Defrosting the Church: Why Churches Need "Melting" Experiences
- jimstrecker
- Feb 12
- 2 min read
I have lived in the same house for almost ten years, and so far, the winter of 2024-2025 is the driest. But it is not the warmest! A friend told me he can't begin his next house construction project because the frost is too deep. Deeper than he has seen it in over forty years. In his book Advanced Strategic Planning, Aubrey Malphurs equates leading change in an established organization (or church) with trying to lay a foundation into frozen ground. You can't. The ground needs to melt to be ready for a foundation, and organizations need a melting experience when we are preparing to lead change.

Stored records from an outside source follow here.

int ngp_mlp_wpack_halfs(void);
int ngp_mlp_pack(const float* W1, const float* W2, const float* W3, const float* W4, const float* W5,
                 int enc_pairs, uint16_t* wpack, void* stream);
int ngp_mlp_fwd(const float* enc, const float* dirs, const uint16_t* wpack, int n, float* sigmas,
                uint16_t* rgbs, void* stream);
int ngp_mlp_bwd(const float* enc, const float* dirs, const uint16_t* wpack, const float* dsigmas,
                const uint16_t* drgbs, int n, float* d_enc, float* dW, void* stream);

int ngp_mlp_fwd_ex(const float* enc, const float* dirs, const uint16_t* wpack, int n_max, const int32_t* n_dev,
                   int enc_pairs, float* sigmas, uint16_t* rgbs, void* stream);
int ngp_mlp_fwd_list(const float* enc, const float* dirs, const uint16_t* wpack, int n_max, const int32_t* n_list,
                     const int32_t* list, int enc_pairs, float* sigmas, uint16_t* rgbs, void* stream);

int ngp_event_create(void** event);
int ngp_event_record(void* event, void* stream);
int ngp_stream_wait_event(void* stream, void* event);
int ngp_event_destroy(void* event);
int ngp_event_synchronize(void* event);
int ngp_stream_create_low_priority(void** stream, int* least, int* greatest);
int ngp_stream_destroy(void* stream);
int ngp_host_alloc(void** host, long long bytes);
int ngp_host_free(void* host);
int ngp_copy_to_host_async(void* host, const void* dev, long long bytes, void* stream);

typedef struct ngp_render_args {
    const float* rays_o; const float* rays_d; const float* hits_t ; const float* noise ;
    int32_t n_rays, max_samples;
    const uint8_t* bitfield; uint32_t* coarse; int32_t rebuild_coarse, cascades, grid_size;
    float scale, exp_step_factor, T_threshold;
    const void* table; int32_t table_kind , enc_pairs;
    const ngp_hash_levels* levels; float lo, hi;
    const float* w[5]; uint16_t* wpack;
    long long cap;
    float* stage; int32_t* march_ctr; float* xyzs; float* dirs; float* deltas; float* ts; float* enc; float* sigmas; uint16_t* rgbs; float* ws;
    int32_t* rays_a; int32_t* total; int32_t* vr_per_ray; float* opacity; float* depth; float* rgb;
    const float* g_opacity; const float* g_depth; const float* g_rgb; const float* g_ws;
    float* d_sigmas; uint16_t* d_rgbs; float* d_enc; int32_t* live_off; int32_t* live_idx; int32_t* live_total;
    void* workspace; long long workspace_bytes;
    int32_t force_atomic, reserved;
    float* dW_parts; int32_t* live_zero;
    float* dW ; void* dtable ; long long dtable_bytes;
    float bg; int32_t clear_grads; float* rgb_out;
} ngp_render_args;
int ngp_render_train_fwd(const ngp_render_args* args, void* stream);
int ngp_render_train_bwd(const ngp_render_args* args, void* stream);

int ngp_mse_loss_grad(const float* rgb, const float* opacity, const float* target, float bg, int n_rays,
                      float* state_f, float* g_rgb, float* g_opacity, void* stream);
int ngp_mse_loss_grad_rays(const float* rgb, const float* opacity, const float* target, float bg, int n_rays,
                           const float* state_f, float* g_rgb, float* g_opacity, float* sq_err, void* stream);
int ngp_train_prologue(float* state_f, int32_t* state_i, float lr0, float eta_min, int t_max, float beta1,
                       float beta2, float growth, float backoff, int growth_interval, void* stream);
int ngp_train_prologue_reduce(float* state_f, int32_t* state_i, float lr0, float eta_min, int t_max, float beta1,
                              float beta2, float growth, float backoff, int growth_interval, const float* dW_parts,
                              int n_parts, float* dW, void* stream);
int ngp_adam_amp_prologue(float* state_f, int32_t* state_i, const float* grad_scale, const float* found_inf, float lr,
                          float beta1, float beta2, void* stream);
#define NGP_ADAM_MULTI_MAX 16
int ngp_adam_multi(int n_tensors, float* const* p, float* const* g, float* const* m, float* const* v, const long long* n,
                   const float* state_f, const int32_t* state_i, float beta1, float beta2, float eps, void* stream);
int ngp_check_finite_multi(int n_tensors, const float* const* g, const long long* n, float* found_inf, void* stream);
int ngp_adam_amp_check_prologue(int n_tensors, const float* const* g, const long long* n, float* found_inf, float* clear_next,
                                uint32_t* done, float* state_f, int32_t* state_i, const float* grad_scale, float lr, float beta1,
                                float beta2, void* stream);
int ngp_cast_f32_bf16(const float* src, uint16_t* dst, long long n, void* stream);
int ngp_adam_all_ex(float* table, void* table_g, int grad_is_f16, float* table_m, float* table_v, long long n,
                    uint16_t* table_16, int copy_kind, float* mlp, float* mlp_g, float* mlp_m, float* mlp_v,
                    const float* state_f, const int32_t* state_i, float beta1, float beta2, float eps, int enc_pairs,
                    uint16_t* wpack, void* stream);
int ngp_adam_mlp_pack(float* p, float* g, float* m, float* v, const float* state_f, const int32_t* state_i,
                      float beta1, float beta2, float eps, int enc_pairs, uint16_t* wpack, void* stream);

int ngp_morton3d(const int32_t* coords , int m, int32_t* indices, void* stream);
int ngp_morton3d_invert(const int32_t* indices, int m, int32_t* coords , void* stream);
int ngp_packbits(const float* density_grid , float threshold, int n_bytes,
                 uint8_t* bitfield, void* stream);

int ngp_distortion_fwd(const float* ws, const float* deltas, const float* ts, const int32_t* rays_a, int n_rays,
                       float* loss, float* ws_inc, float* wts_inc, void* stream);
int ngp_distortion_bwd(const float* dL_dloss, const float* ws, const float* deltas, const float* ts,
                       const float* ws_inc, const float* wts_inc, const int32_t* rays_a, int n_rays,
                       float* dL_dws, void* stream);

The people, beliefs, values, practices, and traditions comprise the culture of a church or an organization. Culture dictates how an organization operates internally and externally. As a church, our culture informs how we treat one another and how we talk about and act in our community. Culture is great unless it's not. Some organizations and churches may get stuck in a culture-rut intent on maintaining the status quo instead of fulfilling their mission or, for the church, helping people find and follow Jesus. When a church is stuck in a culture rut, that church needs a culture change.
Malphurs recommends that organizations need a melting experience before attempting significant culture change. Melting experiences force organizations and churches to respond or act differently—they get us out of our ruts! For churches, melting experiences might include a building program, a capitol campaign, shutting church down for a Sunday to serve the community, an all-church prayer initiative, or simply a new hire. Malphurs's approach suggests leaders leverage the opportunity for culture change following the melting event.
What changes are you struggling to make? Is it because your organizational culture is frozen?
As you survey the upcoming year, are there any melting events or opportunities you need to leverage for culture change?